### TASK
Output only the lines from the one holding "s8 = __builtin_amdgcn_sad_u8(rw[p].z, qp.z, s8);" to the end of the data below, please, copied exactly.

[Collected data]
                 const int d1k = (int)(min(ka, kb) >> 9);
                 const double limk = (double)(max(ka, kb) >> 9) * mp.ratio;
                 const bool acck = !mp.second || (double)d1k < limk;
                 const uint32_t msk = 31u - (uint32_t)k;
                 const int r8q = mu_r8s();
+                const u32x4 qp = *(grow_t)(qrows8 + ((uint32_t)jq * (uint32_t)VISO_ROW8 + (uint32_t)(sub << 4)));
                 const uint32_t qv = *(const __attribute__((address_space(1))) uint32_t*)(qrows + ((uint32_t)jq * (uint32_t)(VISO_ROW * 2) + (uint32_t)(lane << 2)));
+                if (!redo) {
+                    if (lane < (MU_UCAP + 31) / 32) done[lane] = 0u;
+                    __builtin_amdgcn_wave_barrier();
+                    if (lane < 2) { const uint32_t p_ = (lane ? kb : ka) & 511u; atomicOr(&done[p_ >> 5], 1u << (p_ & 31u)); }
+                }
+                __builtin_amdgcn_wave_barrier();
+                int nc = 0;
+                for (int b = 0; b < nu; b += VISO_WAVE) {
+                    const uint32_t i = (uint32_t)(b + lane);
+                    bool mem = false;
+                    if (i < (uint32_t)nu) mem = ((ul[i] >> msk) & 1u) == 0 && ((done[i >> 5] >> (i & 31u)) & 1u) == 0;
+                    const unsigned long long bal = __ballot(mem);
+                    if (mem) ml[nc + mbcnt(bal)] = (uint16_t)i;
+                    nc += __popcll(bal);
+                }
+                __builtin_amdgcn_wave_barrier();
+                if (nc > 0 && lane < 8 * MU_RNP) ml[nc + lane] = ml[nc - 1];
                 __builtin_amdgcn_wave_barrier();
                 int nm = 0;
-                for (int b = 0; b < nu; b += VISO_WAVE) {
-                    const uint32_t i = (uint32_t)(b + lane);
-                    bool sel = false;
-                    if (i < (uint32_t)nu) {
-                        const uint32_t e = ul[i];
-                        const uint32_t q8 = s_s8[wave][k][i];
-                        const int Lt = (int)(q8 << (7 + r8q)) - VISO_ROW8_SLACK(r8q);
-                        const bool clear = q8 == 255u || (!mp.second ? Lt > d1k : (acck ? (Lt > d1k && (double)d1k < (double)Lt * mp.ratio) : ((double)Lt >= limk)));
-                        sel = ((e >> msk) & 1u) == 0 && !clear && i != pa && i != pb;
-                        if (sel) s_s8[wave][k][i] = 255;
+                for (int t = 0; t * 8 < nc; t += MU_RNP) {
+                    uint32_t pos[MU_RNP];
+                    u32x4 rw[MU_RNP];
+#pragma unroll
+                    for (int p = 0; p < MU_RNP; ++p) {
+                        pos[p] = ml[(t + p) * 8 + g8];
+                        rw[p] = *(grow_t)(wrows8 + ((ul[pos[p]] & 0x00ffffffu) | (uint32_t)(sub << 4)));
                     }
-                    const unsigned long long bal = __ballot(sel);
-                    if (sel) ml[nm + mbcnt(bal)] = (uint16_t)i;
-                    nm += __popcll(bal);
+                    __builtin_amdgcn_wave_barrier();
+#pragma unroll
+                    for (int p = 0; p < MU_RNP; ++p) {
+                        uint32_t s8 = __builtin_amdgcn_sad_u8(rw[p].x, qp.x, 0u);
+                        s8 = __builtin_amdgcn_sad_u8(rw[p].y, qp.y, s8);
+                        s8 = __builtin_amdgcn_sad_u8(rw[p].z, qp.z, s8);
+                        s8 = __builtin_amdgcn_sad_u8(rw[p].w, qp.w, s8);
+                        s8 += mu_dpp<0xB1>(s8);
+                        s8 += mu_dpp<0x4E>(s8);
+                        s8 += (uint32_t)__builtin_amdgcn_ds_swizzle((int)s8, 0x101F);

### FINISHED EXERCISE
+                        s8 = __builtin_amdgcn_sad_u8(rw[p].z, qp.z, s8);
+                        s8 = __builtin_amdgcn_sad_u8(rw[p].w, qp.w, s8);
+                        s8 += mu_dpp<0xB1>(s8);
+                        s8 += mu_dpp<0x4E>(s8);
+                        s8 += (uint32_t)__builtin_amdgcn_ds_swizzle((int)s8, 0x101F);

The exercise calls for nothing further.